Given all of that, I got the question "I am using the incremental merge strategy on Oracle an ZFS appliance using snapshots. If I perform a switch-to-copy recovery of one or more datafiles, how do I avoid forcing a new full backup on the next incremental merge backup?".

I thought this was a great question, and I created a test database, and started googlin'.  Below are some of the posts I looked at.

I started  by using the first post and walked through a testing scenario using a DBCS database in OCI.
My database was a 19.8 database using local storage (to make things easier to see the datafiles), and it was using OMF by default.  
The piece that was missing from the first post was the "alter database move datafile 'xxx' to 'xxx' KEEP;

What I found is that it wasn't so easy with my database using OMF for 2 reasons.
  1. Using OMF, you don't specify the "to 'xxx'" since OMF will automatically name the destination datafile.
  2. Using "KEEP" is ignored when the source file is OMF.  This meant that the original image copy being used by the database is removed when move process completes.  I couldn't catalog the image copy.
Since it took a bit of research to find the best strategy I wanted to share the process that I would recommend when dealing with OMF and non-OMF image copy backups with snapshots.

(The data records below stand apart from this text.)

__global__ __launch_bounds__(256) void k_fast_next(const uint32_t *__restrict__ key, const uint32_t *__restrict__ gof, const uint64_t *__restrict__ goff, uint64_t n, double w,
                                                   uint32_t *__restrict__ nxt)
{
  uint64_t p = (uint64_t) blockIdx.x * blockDim.x + threadIdx.x;
  if (p >= n) return;
  uint32_t g = gof[p];
  uint64_t ge = goff[g + 1];
  if (p + 1 >= ge)
  {
    nxt[p] = END;
    return;
  }
  double lim = (double) (long) key[p] + w;
  uint64_t lo = p + 1, hi = ge;
  while (lo < hi)
  {
    uint64_t m = (lo + hi) >> 1;
    if ((double) key[m] <= lim) lo = m + 1; else hi = m;
  }
  if (lo > ge - 1) lo = ge - 1;
  nxt[p] = (uint32_t) lo;
}
__global__ void k_mark_starts(const uint64_t *__restrict__ goff, uint32_t ng, uint32_t *__restrict__ mark)
{
  uint32_t g = blockIdx.x * blockDim.x + threadIdx.x;
  if (g >= ng) return;
  if (goff[g + 1] > goff[g]) mark[goff[g]] = 1;
}
constexpr uint32_t FW_TILE = 1024, FW_LEVELS = 10;
__global__ __launch_bounds__(FW_TILE) void k_fw_exit(const uint32_t *__restrict__ nxt, uint64_t n, uint32_t *__restrict__ exitp)
{
  __shared__ uint32_t e[FW_TILE];
  const uint64_t t0 = (uint64_t) blockIdx.x * FW_TILE, p = t0 + threadIdx.x;
  const uint64_t tend = t0 + FW_TILE;
  e[threadIdx.x] = p < n ? nxt[p] : END;
  for (uint32_t r = 0; r < FW_LEVELS; ++r)
  {
    __syncthreads();
    const uint32_t v = e[threadIdx.x];
    if (v != END && v < tend) e[threadIdx.x] = e[v - t0];
  }
  __syncthreads();
  if (p < n) exitp[p] = e[threadIdx.x];
}
__global__ __launch_bounds__(64) void k_fw_chain(const uint64_t *__restrict__ goff, uint32_t ng, const uint32_t *__restrict__ exitp, uint32_t *__restrict__ mark)
{
  const uint32_t g = blockIdx.x * blockDim.x + threadIdx.x;
  if (g >= ng || goff[g + 1] <= goff[g]) return;
  uint32_t p = (uint32_t) goff[g];
  for (;;)
  {
    const uint32_t q = exitp[p];
    if (q == END) break;
    mark[q] = 1;
    p = q;
  }
}
__global__ __launch_bounds__(FW_TILE) void k_fw_mark(const uint32_t *__restrict__ nxt, uint64_t n, uint32_t *__restrict__ mark)
{
  __shared__ uint16_t j[FW_LEVELS][FW_TILE];
  __shared__ uint32_t m[FW_TILE];
  constexpr uint16_t OUT = 0xFFFFu;
  const uint64_t t0 = (uint64_t) blockIdx.x * FW_TILE, p = t0 + threadIdx.x;
  const uint32_t i = threadIdx.x;
  uint32_t v = p < n ? nxt[p] : END;
  j[0][i] = (v != END && v < t0 + FW_TILE) ? (uint16_t) (v - t0) : OUT;
  m[i] = p < n ? mark[p] : 0u;
  for (uint32_t k = 1; k < FW_LEVELS; ++k)
  {
    __syncthreads();
    const uint16_t a = j[k - 1][i];
    j[k][i] = a == OUT ? OUT : j[k - 1][a];
  }
  for (int k = FW_LEVELS - 1; k >= 0; --k)
  {
    __syncthreads();
    if (m[i])
    {
      const uint16_t t = j[k][i];
      if (t != OUT) m[t] = 1u;
    }
  }
  __syncthreads();
  if (p < n) mark[p] = m[i];
}
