template <int KH, int KW, int S, int CK, int XT, bool STATS = false>
__global__ __launch_bounds__(256, (KH >= 9 ? 1 : 2)) void conv_fwd_kernel(const ConvParams p) {
    using C = ConvCfg<KH, KW, S, CK, XT>;
    extern __shared__ __attribute__((aligned(16))) float smem[];
    float* s_in = smem;
    float* s_w = smem + C::IN_ELEMS;

    const int tid = threadIdx.x, lane = tid & 63, wv = tid >> 6;
    const int half = lane >> 5, l31 = lane & 31;
    int b = blockIdx.x;
    const int cb = b % p.co_blocks; b /= p.co_blocks;
    const int tx = b % p.tiles_x;   b /= p.tiles_x;
    const int ty = b % p.tiles_y;   b /= p.tiles_y;
    const int n = b;
    const int ox0 = tx * 32 * XT, oy0 = ty * C::ROWS, co0 = cb * 64;
    const int gy0 = oy0 * S - p.pad_top, gx0 = ox0 * S - p.pad_left;
    const float* xn = p.x + (size_t)n * p.cin * p.h * p.w_;

    float rin[C::IN_PT], rw[C::W_PT];

    const int hw = p.h * p.w_;
    const int wvu = __builtin_amdgcn_readfirstlane(wv);
    const unsigned wcol = 4u * (unsigned)(co0 + lane < p.cout ? co0 + lane : p.cout - 1);
    const size_t wbytes = (size_t)C::T * p.cin * p.cout * sizeof(float);

    auto in_rsrc = [&](int ci0) { return make_rsrc(xn + (size_t)ci0 * hw, (size_t)(p.cin - ci0) * hw * sizeof(float)); };
    auto load_w = [&](int ci0) {
        const vcg_rsrc rwt = make_rsrc(p.w + (size_t)ci0 * p.cout, wbytes - (size_t)ci0 * p.cout * sizeof(float));
#pragma unroll
        for (int i = 0; i < C::W_PT; ++i) {
            const int q = wvu + 4 * i;
            const int t = q % C::T, ci = q / C::T;
            const int tap = p.flip ? (C::T - 1 - t) : t;
            rw[i] = buf_load(rwt, 4u * (unsigned)((tap * p.cin + ci) * p.cout) + wcol);
        }
    };
    load_w(0);
    __builtin_amdgcn_sched_barrier(0);

    unsigned in_off[C::IN_PT];
    {
        constexpr int Q1 = 256 / C::PLANE, R1 = 256 % C::PLANE, QR = R1 / C::IW, RC = R1 % C::IW;
        const vcg_rsrc rx = in_rsrc(0);
        const unsigned w4 = 4u * (unsigned)p.w_, hw4 = 4u * (unsigned)hw;
        const unsigned step = (unsigned)Q1 * hw4 + (unsigned)QR * w4 + 4u * RC;
        const unsigned col_wrap = w4 - 4u * C::IW, row_wrap = hw4 - (unsigned)C::IH * w4;
        int ci = tid / C::PLANE, r = (tid % C::PLANE) / C::IW, c = (tid % C::PLANE) % C::IW;
        unsigned off = (unsigned)ci * hw4 + (unsigned)(gy0 + r) * w4 + 4u * (unsigned)(gx0 + c);
#pragma unroll
        for (int i = 0; i < C::IN_PT; ++i) {
            const bool in_tile = (i + 1) * 256 <= C::IN_ELEMS || ci < CK;
            const bool ok = in_tile && (unsigned)(gy0 + r) < (unsigned)p.h && (unsigned)(gx0 + c) < (unsigned)p.w_;
            in_off[i] = ok ? off : VCG_OOB;
            rin[i] = buf_load(rx, in_off[i]);
            __builtin_amdgcn_sched_barrier(0);
            c += RC;
            const bool cw = c >= C::IW;
            c -= cw ? C::IW : 0;
            r += QR + (cw ? 1 : 0);
            const bool rwr = r >= C::IH;
            r -= rwr ? C::IH : 0;
            ci += Q1 + (rwr ? 1 : 0);
            off += step + (cw ? col_wrap : 0u) + (rwr ? row_wrap : 0u);
        }
    }
    auto load_chunk = [&](int ci0) {
        const vcg_rsrc rx = in_rsrc(ci0);
#pragma unroll
        for (int i = 0; i < C::IN_PT; ++i) rin[i] = buf_load(rx, in_off[i]);
        load_w(ci0);
    };
    auto store_chunk = [&]() {
#pragma unroll
        for (int i = 0; i < C::IN_PT; ++i) {
            const int e = tid + i * 256;
            if (e < C::IN_ELEMS) s_in[e] = rin[i];
        }
#pragma unroll
        for (int i = 0; i < C::W_PT; ++i) {
            const int e = tid + i * 256;
            if (e < C::W_ELEMS) s_w[e] = rw[i];
        }
    };

    f32x16 acc[2][2][XT];
#pragma unroll
    for (int i = 0; i < 2; ++i)
#pragma unroll
        for (int j = 0; j < 2; ++j)
#pragma unroll
            for (int x = 0; x < XT; ++x)
#pragma unroll
                for (int r = 0; r < 16; ++r) acc[i][j][x][r] = 0.f;

    const float* bbase = s_in + half * C::PLANE + (wv * 2 * S) * C::IW + l31 * S;
    const float* abase = s_w + half * C::T * 64 + l31;

    const int nchunks = (p.cin + CK - 1) / CK;
    for (int c = 0; c < nchunks; ++c) {
        __syncthreads();
        store_chunk();
        __syncthreads();
        if (c + 1 < nchunks) load_chunk((c + 1) * CK);
        constexpr int NTAP = (CK / 2) * C::T;
        auto rd = [&](int q, float (&a)[2], float (&b)[2][XT]) {
            const int cp = q / C::T, t = q % C::T, ky = t / KW, kx = t % KW;
            a[0] = abase[(cp * 2 * C::T + t) * 64];
            a[1] = abase[(cp * 2 * C::T + t) * 64 + 32];
#pragma unroll
            for (int xt = 0; xt < XT; ++xt) {
                b[0][xt] = bbase[cp * 2 * C::PLANE + ky * C::IW + kx + xt * 32 * S];
                b[1][xt] = bbase[cp * 2 * C::PLANE + (S + ky) * C::IW + kx + xt * 32 * S];
            }
        };
        float a_[2][2], b_[2][2][XT];
        rd(0, a_[0], b_[0]);
#pragma unroll
        for (int q = 0; q < NTAP; ++q) {
            const int cur = q & 1, nxt = cur ^ 1;
            if (q + 1 < NTAP) rd(q + 1, a_[nxt], b_[nxt]);
#pragma unroll
            for (int xt = 0; xt < XT; ++xt) {
                acc[0][0][xt] = mfma32(a_[cur][0], b_[cur][0][xt], acc[0][0][xt]);
                acc[0][1][xt] = mfma32(a_[cur][0], b_[cur][1][xt], acc[0][1][xt]);
                acc[1][0][xt] = mfma32(a_[cur][1], b_[cur][0][xt], acc[1][0][xt]);
                acc[1][1][xt] = mfma32(a_[cur][1], b_[cur][1][xt], acc[1][1][xt]);
            }
            if (q + 1 < NTAP) __builtin_amdgcn_sched_group_barrier(0x100, 1 + 2 * XT, 0);
            __builtin_amdgcn_sched_group_barrier(0x008, 4 * XT, 0);
        }
    }

    conv_epilogue<XT>(p, acc, n, co0, oy0, ox0, wv, lane);
    if (STATS) conv_stats_epilogue<XT>(p, acc, smem, (n * p.tiles_y + ty) * p.tiles_x + tx, co0, oy0, ox0, wv, lane, tid);
}
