void launch_attn_fwd(const AttnParams&, int, bool, hipStream_t);
int attn_fwd_set_switch(const char* name, int value);
void launch_attn_bwd_delta(const bf16_t*, const bf16_t*, int64_t, int64_t, int64_t, int64_t,
                           int64_t, int64_t, int, int, int, int, float*, hipStream_t);
void launch_attn_bwd(const AttnBwdParams&, int, bool, hipStream_t);
bool attn_dkv_part_bf16();
bool attn_dq_slab_bf16();
void launch_attn_dq_reduce(const float*, int, int, int, int, int, int, bool, int, int,
                           const int*, const int*, int, bf16_t*, int64_t, int64_t, int64_t,
                           const float*, const float*, const int*, int, hipStream_t, const bf16_t*);
void launch_attn_dkv_reduce(const float*, const float*, int, int, int, int, int, float, bf16_t*,
                            int64_t, int64_t, int64_t, bf16_t*, int64_t, int64_t, int64_t,
                            const float*, const float*, const int*, int, hipStream_t, const bf16_t*,
                            const bf16_t*);
void launch_transpose_bf16(const bf16_t*, int64_t, int64_t, int64_t, bf16_t*, int64_t, hipStream_t);

std::tuple<at::Tensor, at::Tensor, at::Tensor, at::Tensor> norm_fwd(
    const at::Tensor& x, const c10::optional<at::Tensor>& res, const at::Tensor& w,
    const c10::optional<at::Tensor>& b, double eps, bool rms) {
  check_bf16(x, "x");
  check_bf16(w, "w");
  TORCH_CHECK(x.is_contiguous(), "x must be contiguous");
  const int64_t H = x.size(-1);
  TORCH_CHECK(H % 8 == 0 && H <= 8192, "norm_fwd: hidden size must be a multiple of 8 and <= 8192");
  TORCH_CHECK(w.numel() == H && w.is_contiguous(), "w shape");
  const int64_t rows = x.numel() / H;
  TORCH_CHECK(rows < (1ll << 31), "too many rows");
  c10::hip::HIPGuardMasqueradingAsCUDA g(x.device());
  auto y = at::empty_like(x);
  at::Tensor so;
  const bf16_t* rptr = nullptr;
  if (res && res->defined()) {
    check_bf16(*res, "res");
    TORCH_CHECK(res->sizes() == x.sizes() && res->is_contiguous(), "res shape");
    so = at::empty_like(x);
    rptr = cbp(*res);
  }
  const bf16_t* bptr = nullptr;
  if (b && b->defined()) {
    check_bf16(*b, "b");
    TORCH_CHECK(b->numel() == H && b->is_contiguous(), "b shape");
    bptr = cbp(*b);
  }
  auto opt = x.options().dtype(at::kFloat);
  auto rstd = at::empty({rows}, opt);
  auto mean = rms ? at::empty({0}, opt) : at::empty({rows}, opt);
  check_aligned16(x, "x");
  launch_norm_fwd(cbp(x), rptr, so.defined() ? bp(so) : nullptr, cbp(w), bptr, bp(y),
                  rstd.data_ptr<float>(), rms ? nullptr : mean.data_ptr<float>(),
                  static_cast<int>(rows), static_cast<int>(H), static_cast<float>(eps), rms,
                  cur_stream(x));
  return {y, so.defined() ? so : at::empty({0}, x.options()), rstd, mean};
}
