+  const int nch = (T + 15) >> 4;
+  float4 af[NQ], ab[NQ];
+  float rv[16];
+  auto seq_base = [&](long s) { return (s / inner) * outer_stride + (s % inner) * inner_stride; };
+  auto load_chunk = [&](long base, int c) {
+    const int tc = min(16 * c + ar, T - 1);
+    const long pf = base + (long)tc * step_stride, pb = base + (long)(T - 1 - tc) * step_stride;
+#pragma unroll
+    for (int q = 0; q < NQ; ++q) {
+      const int k = 16 * q + 4 * ag;
+      const bool first = 16 * q < c1;
+      const float* rf = first ? x + pf * c1 + k : x2 + pf * c2 + (k - c1);
+      const float* rb = first ? x + pb * c1 + k : x2 + pb * c2 + (k - c1);
+      af[q] = *reinterpret_cast<const float4*>(rf);
+      ab[q] = *reinterpret_cast<const float4*>(rb);
+    }
+    if constexpr (RES) {
+#pragma unroll
+      for (int tt = 0; tt < 16; ++tt) {
+        const int t = min(16 * c + tt, T - 1);
+        rv[tt] = res[(base + (long)(dir ? T - 1 - t : t) * step_stride) * (2 * HID) + dir * HID + j];
+      }
+    }
+    asm volatile("" ::: "memory");
+  };
+  const long s0 = (long)blockIdx.x * BGP_WAVES + wave, sstep = (long)gridDim.x * BGP_WAVES;
+  if (s0 < nseq) load_chunk(seq_base(s0), 0);
+  for (long s = s0; s < nseq; s += sstep) {
+    const long base = seq_base(s);
+    float h = 0.f;
+    float* op = out + (base + (dir ? (long)(T - 1) * step_stride : 0)) * (2 * HID) + dir * HID + j;
+    const long od = (dir ? -step_stride : step_stride) * (2 * HID);
+    for (int c = 0; c < nch; ++c) {
+#pragma unroll
+      for (int d = 0; d < 2; ++d) {
+#pragma unroll
+        for (int tg = 0; tg < 2; ++tg) {
+          f32x4_ acc[3];
+          const float* wp[3];
+#pragma unroll
+          for (int i = 0; i < 3; ++i) {
+            const int n = d * 96 + (tg * 3 + i) * 16 + ar;
+            const float b = bs[n];
+            acc[i] = f32x4_{b, b, b, b};
+            wp[i] = ws + n * WS + 4 * ag;
+          }
+#pragma unroll
+          for (int q = 0; q < NQ; ++q) {
+            const float4 a = d ? ab[q] : af[q];
+#pragma unroll
+            for (int i = 0; i < 3; ++i) {
+              const float4 b = *reinterpret_cast<const float4*>(wp[i] + 16 * q);
+              acc[i] = __builtin_amdgcn_mfma_f32_16x16x4f32(a.x, b.x, acc[i], 0, 0, 0);
+              acc[i] = __builtin_amdgcn_mfma_f32_16x16x4f32(a.y, b.y, acc[i], 0, 0, 0);
+              acc[i] = __builtin_amdgcn_mfma_f32_16x16x4f32(a.z, b.z, acc[i], 0, 0, 0);
+              acc[i] = __builtin_amdgcn_mfma_f32_16x16x4f32(a.w, b.w, acc[i], 0, 0, 0);
+            }
+          }
+#pragma unroll
+          for (int i = 0; i < 3; ++i)
+#pragma unroll
+            for (int e = 0; e < 4; ++e) slab[(d * 16 + 4 * ag + e) * BGP_SLAB + (tg * 3 + i) * 16 + ar] = acc[i][e];
+        }
+      }
+      float rc[16];
+#pragma unroll
+      for (int tt = 0; tt < 16; ++tt) rc[tt] = RES ? rv[tt] : 0.f;
+      const bool more = c + 1 < nch;
+      load_chunk(more ? base : seq_base(s + sstep < nseq ? s + sstep : s), more ? c + 1 : 0);
+      __builtin_amdgcn_wave_barrier();
+      const int nst = min(16, T - 16 * c);
+      const float* gp = slab + dir * 16 * BGP_SLAB + j;
+#pragma unroll
+      for (int tt = 0; tt < 16; ++tt) {
+        if (tt < nst) {
+          const float gr = gp[tt * BGP_SLAB], gz = gp[tt * BGP_SLAB + HID], gn = gp[tt * BGP_SLAB + 2 * HID];
+          hs[lane] = h;
+          __builtin_amdgcn_wave_barrier();
+          v2f rz0 = {br, bz}, rz1 = {0.f, 0.f}, n0 = {bn, 0.f}, n1 = {0.f, 0.f};
+          const float* hp = hs + dir * HID;
+#pragma unroll
+          for (int k = 0; k < HID; k += 8) {
+            const float4 h0 = *reinterpret_cast<const float4*>(hp + k);
+            const float4 h1 = *reinterpret_cast<const float4*>(hp + k + 4);
+            rz0 = pkfma(wrz[k], v2f{h0.x, h0.x}, rz0);
+            rz1 = pkfma(wrz[k + 1], v2f{h0.y, h0.y}, rz1);
+            n0 = pkfma(wnn[k / 2], v2f{h0.x, h0.y}, n0);
+            rz0 = pkfma(wrz[k + 2], v2f{h0.z, h0.z}, rz0);
+            rz1 = pkfma(wrz[k + 3], v2f{h0.w, h0.w}, rz1);
+            n1 = pkfma(wnn[k / 2 + 1], v2f{h0.z, h0.w}, n1);
+            rz0 = pkfma(wrz[k + 4], v2f{h1.x, h1.x}, rz0);
+            rz1 = pkfma(wrz[k + 5], v2f{h1.y, h1.y}, rz1);
+            n0 = pkfma(wnn[k / 2 + 2], v2f{h1.x, h1.y}, n0);
+            rz0 = pkfma(wrz[k + 6], v2f{h1.z, h1.z}, rz0);
+            rz1 = pkfma(wrz[k + 7], v2f{h1.w, h1.w}, rz1);
+            n1 = pkfma(wnn[k / 2 + 3], v2f{h1.z, h1.w}, n1);
+          }
+          __builtin_amdgcn_wave_barrier();
+          const float r = sigmoid_fast(gr + (rz0.x + rz1.x));
+          const float z = sigmoid_fast(gz + (rz0.y + rz1.y));
+          const float n = tanh_fast(gn + r * ((n0.x + n1.x) + (n0.y + n1.y)));
+          h = (1.f - z) * n + z * h;
+          op[0] = RES ? rc[tt] + h : h;
+          op += od;
+        }
+      }
+      __builtin_amdgcn_wave_barrier();
+    }
+  }
+}
+
 __global__ __launch_bounds__(256) void k_small_linear_tiled(const float* __restrict__ x, const float* __restrict__ add, int add_rows,
                                                              const float* __restrict__ w, const float* __restrict__ b,
                                                              float* __restrict__ y, int M, int N, int K, int act, float slope) {
@@ -626,6 +773,36 @@
   ProfScope prof(PT_BIGRU, as_stream(stream), 2.0 * 2 * 3 * 32 * 32 * (double)nseq * T, 4.0 * (2 * 96 + 64 + 64) * (double)nseq * T);
   hipLaunchKernelGGL((k_bigru<32>), dim3((unsigned)((nseq + 3) / 4)), dim3(256), 0, as_stream(stream), gi, w_hh, b_hh, res, out,
                      nseq, T, inner, outer_stride, inner_stride, step_stride);
+  DPMN_CHECK_LAUNCH();
+  return DPMN_OK;
+}
+
+int dpmn_bigru_proj_supported(int hidden, int c1, int c2) {
+  return hidden == 32 && c1 > 0 && c2 >= 0 && c1 % 16 == 0 && c2 % 16 == 0 && (c1 + c2 == 64 || c1 + c2 == 128);
+}
+
+int dpmn_bigru_proj_f32(const float* x, int c1, const float* x2, int c2, const float* w_ih, const float* b_ih, const float* w_hh,
+                        const float* b_hh, const float* res, float* out, int nseq, int T, int inner, long outer_stride,
+                        long inner_stride, long step_stride, int hidden, dpmn_stream_t stream) {
+  DPMN_REQUIRE(x && w_ih && b_ih && w_hh && b_hh && out && nseq > 0 && T > 0 && inner > 0, "bigru_proj: bad arguments");
+  DPMN_REQUIRE((x2 != nullptr) == (c2 > 0), "bigru_proj: x2 and c2 go together");
+  DPMN_REQUIRE(dpmn_bigru_proj_supported(hidden, c1, c2), "bigru_proj: built for hidden 32 and c1 + c2 of 64 or 128 in multiples of 16");
+  const int cin = c1 + c2;
+  const double px = (double)nseq * T;
+  ProfScope prof(PT_BIGRU_PROJ, as_stream(stream), 2.0 * px * cin * 192 + 2.0 * px * 2 * 3 * 32 * 32,
+                 4.0 * (px * (cin + 64 + (res ? 64 : 0)) + 192.0 * (cin + 1) + 2 * 96 * 33));
+  const size_t lds = bgp_lds_bytes(cin);
+  const dim3 grid((unsigned)std::min((nseq + BGP_WAVES - 1) / BGP_WAVES, dpmn_cu_count())), block(BGP_WAVES * 64);
+  if (!x2) x2 = x;
+#define BGP_LAUNCH(CIN, RES)                                                                                                         \
+  do {                                                                                                                               \
+    dpmn_lds_optin<k_bigru_proj<CIN, RES>>(lds);                                                                                     \
+    hipLaunchKernelGGL((k_bigru_proj<CIN, RES>), grid, block, lds, as_stream(stream), x, c1, x2, w_ih, b_ih, w_hh, b_hh, res, out,   \
+                       nseq, T, inner, outer_stride, inner_stride, step_stride);                                                    \
+  } while (0)
+  if (cin == 64) { if (res) BGP_LAUNCH(64, true); else BGP_LAUNCH(64, false); }
+  else { if (res) BGP_LAUNCH(128, true); else BGP_LAUNCH(128, false); }
+#undef BGP_LAUNCH
   DPMN_CHECK_LAUNCH();
   return DPMN_OK;
 }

NON-OMF image copy backups

  1. Snap the backup storage just to preserve the starting point. --> optional but recommended
  2. Take the tablespaces offline
  3. Perform a "switch to copy" of the datafiles --> This will use the incremental merge backup.
  4. Recover the datafiles
  5. Bring the tablespaces online ---> Application is running using the external image copy
  6. Perform an "alter database move datafile 'xxx' to 'xxx' KEEP; --> Using keep will preserve the original copy, but will only work if the image copy is NOT OMF. If the destination is an OMF file, you will not use the "to"
  7. Catalog the image copy that was preserved with the "KEEP" ensuring you use the same tag used for the incremental merge. "catalog datafilecopy '+fra/ocm121/datafile/MONSTER.346.919594959' level 0 TAG 'incr_update';"
  8. The next incremental merge will pick up with the updated image copy.

OMF image copy backups

  1. Snap the backup storage to create a copy for the switch to copy.
  2. Unmount the "current" image copy 
  3. Mount the snap copy using the same mount point as the "current" image copy.
  4. Take the tablespaces offline
  5. Perform a "switch to copy" of the datafiles --> This will use the snap copy of the incremental merge backup on external storage.
  6. Recover the datafiles
  7. Bring the tablespaces online ---> Application is running using external copies.
  8. Perform an "alter database move datafile 'xxx' ; --> Since the source is an OMF file you cannot use "KEEP" to preserve the original copy. The original copy will be removed.
  9. Once all moves are complete, unmount the snapped copy.
  10. Mount the "current" copy. This is as of when you started this process.
  11. Catalog the image copy for all datafiles that performed the "switch to copy" ensuring you use the same tag used for the incremental merge "catalog datafilecopy '+fra/ocm121/datafile/MONSTER.346.919594959' level 0 TAG 'incr_update';"
  12. You can now destroy the snap that was created to perform the switch to copy.
  13. The next incremental merge will pick up with the current image datafile copies where it left off.
As you can see, using OMF greatly complicates preserving the incremental merge backup, and forces you to start at the last backup.